▶ _DIRECTIONS_
The expected answer is a single number, namely how many lines in the data below hold the word "void".

—————

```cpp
constexpr int kScanIpt = 8;
__global__ __launch_bounds__(kCsThreads) void k_colsort_scan(const uint32_t* __restrict__ vals,
                                                             int64_t n, int64_t n_pad, int64_t c0,
                                                             float* __restrict__ epsT) {
  __shared__ long long wsum[kCsThreads / 64];
  const int64_t cc = blockIdx.x;
  float* __restrict__ e = epsT + (c0 + cc) * n_pad;
  const uint32_t* __restrict__ v = vals + cc * n;
  long long loc = 0;
  for (int64_t i = threadIdx.x; i < n; i += kCsThreads) loc += cs_fx(e[i]);
  long long T;
  (void)cs_block_scan(loc, wsum, T);
  long long carry = 0;
  for (int64_t b = 0; b < n; b += (int64_t)kCsThreads * kScanIpt) {
    const int64_t base = b + (int64_t)threadIdx.x * kScanIpt;
    uint32_t id[kScanIpt];
    long long ef[kScanIpt], sum = 0;
#pragma unroll
    for (int k = 0; k < kScanIpt; k++) {
      const bool in = base + k < n;
      id[k] = in ? v[base + k] : 0u;
      ef[k] = in ? cs_fx(e[id[k]]) : 0;
      sum += ef[k];
    }
    long long chunk;
    long long P = carry + cs_block_scan(sum, wsum, chunk);
#pragma unroll
    for (int k = 0; k < kScanIpt; k++) {
      if (base + k < n) e[id[k]] = cs_term(ef[k], base + k, n, P, T);
      P += ef[k];
    }
    carry += chunk;
  }
}

__global__ void k_colsort_offsets(int64_t n, int64_t nc, unsigned* __restrict__ off) {
  const int64_t k = (int64_t)blockIdx.x * blockDim.x + threadIdx.x;
  if (k <= nc) off[k] = (unsigned)(k * n);
}

__device__ __forceinline__ void cs_scan2(double& a, double& b, double (*ws)[kCsThreads / 64],
                                         double& ta, double& tb) {
  const int lane = threadIdx.x & 63, wave = threadIdx.x >> 6;
  double x = a, y = b;
#pragma unroll
  for (int o = 1; o < 64; o <<= 1) {
    const double tx = __shfl_up(x, o), ty = __shfl_up(y, o);
    if (lane >= o) {
      x += tx;
      y += ty;
    }
  }
  if (lane == 63) {
    ws[0][wave] = x;
    ws[1][wave] = y;
  }
  __syncthreads();
  double pa = 0.0, pb = 0.0, sa = 0.0, sb = 0.0;
#pragma unroll
  for (int w = 0; w < kCsThreads / 64; w++) {
    const double u = ws[0][w], v = ws[1][w];
    if (w < wave) {
      pa += u;
      pb += v;
    }
    sa += u;
    sb += v;
  }
  __syncthreads();
  ta = sa;
  tb = sb;
  a = pa + x - a;
  b = pb + y - b;
}

template <int IPT>
__global__ __launch_bounds__(kCsThreads) void k_colsort_star(
    const uint32_t* __restrict__ xqT, int64_t n, int64_t n_pad, int s, int q16, int64_t c_lo,
    float* __restrict__ epsT, float* __restrict__ xsT, const int32_t* __restrict__ lab,
    const int64_t* __restrict__ out_pos, int ncls) {
  using Sort = rocprim::block_radix_sort<uint32_t, kCsThreads, IPT, uint16_t>;
  __shared__ typename Sort::storage_type st;
  __shared__ long long wsum[kCsThreads / 64];
  __shared__ double ws2[2][kCsThreads / 64];
  const int64_t c = c_lo + blockIdx.x;
  float* __restrict__ e = epsT + c * n_pad;
  float* __restrict__ xv = xsT + c * n_pad;
  const int base = threadIdx.x * IPT;
  uint32_t key[IPT];
  uint16_t idx[IPT];
#pragma unroll
  for (int k = 0; k < IPT; k++) {
    const int i = base + k;
    key[k] = i < n ? cs_key(cs_col_q(xqT, c, i, n_pad, q16), cs_fx(e[i]), s) : 0xFFFFFFFFu;
    idx[k] = (uint16_t)i;
  }
  Sort().sort(key, idx, st);
  long long ef[IPT], loc = 0;
#pragma unroll
  for (int k = 0; k < IPT; k++) {
    ef[k] = base + k < n ? cs_fx(e[idx[k]]) : 0;
    loc += ef[k];
  }
  long long T;
  long long P = cs_block_scan(loc, wsum, T);
#pragma unroll
  for (int k = 0; k < IPT; k++) {
    const int pos = base + k;
    if (pos < n) e[idx[k]] = cs_term(ef[k], pos, n, P, T);
    P += ef[k];
  }
  if (out_pos[c] < 0) return;
  float v[IPT], so[IPT];
  int cl[IPT];
#pragma unroll
  for (int k = 0; k < IPT; k++) {
    const bool ok = base + k < n;
    v[k] = ok ? xv[idx[k]] : 0.0f;
    cl[k] = ok ? lab[idx[k]] : -1;
    so[k] = 0.0f;
  }
  for (int q = 0; q < ncls; q++) {
    double lc = 0.0, ls = 0.0;
#pragma unroll
    for (int k = 0; k < IPT; k++)
      if (cl[k] == q) {
        lc += 1.0;
        ls += (double)v[k];
      }
    double tc, ts;
    cs_scan2(lc, ls, ws2, tc, ts);
#pragma unroll
    for (int k = 0; k < IPT; k++) {
      const double vk = (double)v[k];
      if (cl[k] >= 0 && cl[k] != q) so[k] += (float)(vk * (2.0 * lc - tc) - 2.0 * ls + ts);
      if (cl[k] == q) {
        lc += 1.0;
        ls += vk;
      }
    }
  }
#pragma unroll
  for (int k = 0; k < IPT; k++)
    if (base + k < n) xv[idx[k]] = so[k];
}

int64_t batch_cols(int64_t n, int64_t ncols) {
  int64_t b = std::max<int64_t>(1, ((int64_t)512 << 20) / (16 * std::max<int64_t>(n, 1)));
  b = std::min<int64_t>(b, 4096);
  return std::min<int64_t>(b, std::max<int64_t>(ncols, 1));
}

size_t align256(size_t b) { return (b + 255) & ~(size_t)255; }

size_t batch_bytes(int64_t n, int64_t nb) {
  return 4 * align256(sizeof(uint32_t) * (size_t)(n * nb)) + align256(sizeof(unsigned) * (nb + 1));
}

}

int colsort_bin_bits(int64_t n) {
  const bool force12 = test_hooks().colsort_bins12 != 0;
  return !force12 && n > 12 * (int64_t)kCsThreads && n <= 20 * (int64_t)kCsThreads ? 13 : 12;
}

bool colsort_lds(int64_t n) {
  return !test_hooks().colsort_global && n <= (int64_t)kCsThreads * kCsMaxIpt;
}

size_t colsort_scratch_bytes(int64_t n, int64_t ncols) {
  if (ncols <= 0) return 0;
  if (colsort_lds(n)) return align256(sizeof(int) * (size_t)ncols);
  const int64_t nb = batch_cols(n, ncols);
  if ((unsigned long long)n * nb >= (1ull << 32)) return 0;
  size_t temp = 0;
  uint32_t* nk = nullptr;
  unsigned* no = nullptr;
  if (rocprim::segmented_radix_sort_pairs(nullptr, temp, nk, nk, nk, nk, (unsigned)(n * nb),
                                          (unsigned)nb, no, no + 1, 0, 32) != hipSuccess) {
    (void)hipGetLastError();
    return 0;
  }
  return batch_bytes(n, nb) + align256(temp);
}

int colsort_star_terms(const uint32_t* xqT, float* epsT, float* xsT, const int32_t* lab,
                       const int64_t* out_pos, int ncls, int64_t n, int64_t n_pad, int64_t c_lo,
                       int64_t c_hi, int q16, int key_shift, void* stream_v) {
  hipStream_t stream = (hipStream_t)stream_v;
  const int64_t nc = c_hi - c_lo;
  if (nc <= 0 || n < 1) return 0;
  if (n > (int64_t)kCsThreads * kCsMaxIpt) {
    set_error("k_colsort_star: more samples than one workgroup sorts");
    return -1;
  }
  const unsigned grid = (unsigned)nc;
#define FS_CSS(IPT)                                                                            \
  k_colsort_star<IPT><<<grid, kCsThreads, 0, stream>>>(xqT, n, n_pad, key_shift, q16, c_lo,     \
                                                       epsT, xsT, lab, out_pos, ncls)
  const int64_t ipt = (n + kCsThreads - 1) / kCsThreads;
  if (ipt <= 4) FS_CSS(4);
  else if (ipt <= 8) FS_CSS(8);
  else if (ipt <= 10) FS_CSS(10);
  else if (ipt <= 12) FS_CSS(12);
  else if (ipt <= 16) FS_CSS(16);
  else if (ipt <= 20) FS_CSS(20);
  else FS_CSS(24);
#undef FS_CSS
  if (hipGetLastError() != hipSuccess) {
    set_error("k_colsort_star: launch failed");
    return -1;
  }
  return 0;
}

int colsort_terms(const uint32_t* xqT, float* epsT, int64_t n, int64_t n_pad, int64_t c_lo,
                  int64_t c_hi, int q16, int key_shift, void* scratch, size_t scratch_bytes,
                  void* stream_v) {
  hipStream_t stream = (hipStream_t)stream_v;
  const int64_t nc = c_hi - c_lo;
  if (nc <= 0 || n < 1) return 0;
  if (colsort_lds(n)) {
    int* crowded = (int*)scratch;
    if (!crowded || scratch_bytes < sizeof(int) * (size_t)nc) {
      set_error("k_colsort: scratch too small for the column flags");
      return -1;
    }
    const unsigned grid = (unsigned)nc;
#define FS_COLSORT(IPT, BB)                                                                      \
  do {                                                                                           \
    k_colsort<IPT, BB><<<grid, kCsThreads, 0, stream>>>(xqT, n, n_pad, key_shift, q16, c_lo,      \
                                                        crowded, epsT);                          \
    k_colsort_full<IPT><<<grid, kCsThreads, 0, stream>>>(xqT, n, n_pad, key_shift, q16, c_lo,     \
                                                         crowded, epsT);                          \
  } while (0)
    const int64_t ipt = (n + kCsThreads - 1) / kCsThreads;
    const bool b13 = colsort_bin_bits(n) == 13;
    if (ipt <= 2) FS_COLSORT(2, 12);
    else if (ipt <= 4) FS_COLSORT(4, 12);
    else if (ipt <= 5) FS_COLSORT(5, 12);
    else if (ipt <= 6) FS_COLSORT(6, 12);
    else if (ipt <= 8) FS_COLSORT(8, 12);
    else if (ipt <= 10) FS_COLSORT(10, 12);
    else if (ipt <= 12) FS_COLSORT(12, 12);
    else if (ipt <= 16 && b13) FS_COLSORT(16, 13);
    else if (ipt <= 16) FS_COLSORT(16, 12);
    else if (ipt <= 20 && b13) FS_COLSORT(20, 13);
    else if (ipt <= 20) FS_COLSORT(20, 12);
    else FS_COLSORT(24, 12);
#undef FS_COLSORT
    if (hipGetLastError() != hipSuccess) {
      set_error("k_colsort: launch failed");
      return -1;
    }
    return 0;
  }
  const int64_t nb = batch_cols(n, nc);
  const size_t need = colsort_scratch_bytes(n, nc);
  if (need == 0 || scratch_bytes < need || !scratch) {
    set_error("k_colsort: scratch too small for the large-n route");
    return -1;
  }
  char* p = (char*)scratch;
  const size_t kb = align256(sizeof(uint32_t) * (size_t)(n * nb));
  uint32_t* k_in = (uint32_t*)p;
  uint32_t* k_out = (uint32_t*)(p + kb);
  uint32_t* v_in = (uint32_t*)(p + 2 * kb);
  uint32_t* v_out = (uint32_t*)(p + 3 * kb);
  unsigned* off = (unsigned*)(p + 4 * kb);
  void* temp = p + batch_bytes(n, nb);
  size_t temp_bytes = scratch_bytes - batch_bytes(n, nb);
  for (int64_t c0 = c_lo; c0 < c_hi; c0 += nb) {
    const int64_t m = std::min<int64_t>(nb, c_hi - c0);
    k_colsort_offsets<<<(unsigned)((m + 256) / 256), 256, 0, stream>>>(n, m, off);
    k_colsort_keys<<<dim3((unsigned)((n + 255) / 256), (unsigned)m), 256, 0, stream>>>(
        xqT, n, n_pad, key_shift, q16, c0, epsT, k_in, v_in);
    if (hipGetLastError() != hipSuccess) {
      set_error("k_colsort_keys: launch failed");
      return -1;
    }
    if (rocprim::segmented_radix_sort_pairs(temp, temp_bytes, k_in, k_out, v_in, v_out,
                                            (unsigned)(n * m), (unsigned)m, off, off + 1, 0, 32,
                                            stream) != hipSuccess) {
      (void)hipGetLastError();
      set_error("k_colsort: segmented radix sort failed");
      return -1;
    }
    k_colsort_scan<<<(unsigned)m, kCsThreads, 0, stream>>>(v_out, n, n_pad, c0, epsT);
    if (hipGetLastError() != hipSuccess) {
      set_error("k_colsort_scan: launch failed");
      return -1;
    }
  }
  return 0;
}

}
}
```

Before: 2.927 billion.

## Make column-sort kernel persistent with per-CU grid and tighter within-bin walk

Turns k_colsort into a persistent kernel: the grid is capped at one workgroup per CU and each workgroup loops over columns, issuing the next column's global loads before clearing shared memory. The within-bin comparison loop becomes a single signed accumulator walked in unrolled chunks, and the block scan uses ds_bpermute directly. Shared-memory init is limited to the words actually used. Optional wall-clock phase profiling is added behind a macro. The intent is to cut launch and workgroup-setup overhead and to shorten the inner compare loop. The risk is less latency hiding when only one workgroup runs per CU.

```diff
diff --git a/fastselect_amd/csrc/fs_colsort.hip b/fastselect_amd/csrc/fs_colsort.hip
--- a/fastselect_amd/csrc/fs_colsort.hip
+++ b/fastselect_amd/csrc/fs_colsort.hip
@@ -1,6 +1,8 @@
 #include <hip/hip_runtime.h>
 
+#include <cstdio>
 #include <cstdlib>
+#include <vector>
 
 #include <rocprim/block/block_radix_sort.hpp>
 #include <rocprim/device/device_segmented_radix_sort.hpp>
@@ -40,12 +42,15 @@
 }
 
 __device__ __forceinline__ long long cs_block_scan(long long v, long long* wsum,
-                                                   long long& total) {
-  const int lane = threadIdx.x & 63, wave = threadIdx.x >> 6;
+                                                   long long& total, int tid) {
+  const int lane = tid & 63, wave = tid >> 6;
   long long x = v;
 #pragma unroll
   for (int o = 1; o < 64; o <<= 1) {
-    const long long t = __shfl_up(x, o);
+    const int src = ((lane - o) & 63) << 2;
+    const uint32_t tl = (uint32_t)__builtin_amdgcn_ds_bpermute(src, (int)(uint32_t)x);
+    const uint32_t th = (uint32_t)__builtin_amdgcn_ds_bpermute(src, (int)((unsigned long long)x >> 32));
+    const long long t = (long long)(((unsigned long long)th << 32) | tl);
     if (lane >= o) x += t;
   }
   if (lane == 63) wsum[wave] = x;
@@ -66,9 +71,6 @@
 constexpr int kMaxBinFill = 64;
 constexpr uint32_t kPureEmpty = 0x7FFFFFFFu, kMixed = 0x80000000u;
 
-__device__ __forceinline__ unsigned long long cs_code(int32_t fx) {
-  return (1ull << kHistShift) + (unsigned long long)(uint32_t)(fx + (1 << 23));
-}
 __device__ __forceinline__ void cs_decode(unsigned long long v, long long& cnt, long long& esum) {
   cnt = (long long)(v >> kHistShift);
   esum = (long long)(v & ((1ull << kHistShift) - 1ull)) - (cnt << 23);
@@ -103,7 +105,7 @@
     loc += ef[k];
   }
   long long T;
-  long long P = cs_block_scan(loc, wsum, T);
+  long long P = cs_block_scan(loc, wsum, T, (int)threadIdx.x);
 #pragma unroll
   for (int k = 0; k < IPT; k++) {
     const int pos = base + k;
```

—————

▶ _RESPONSE BELOW_
12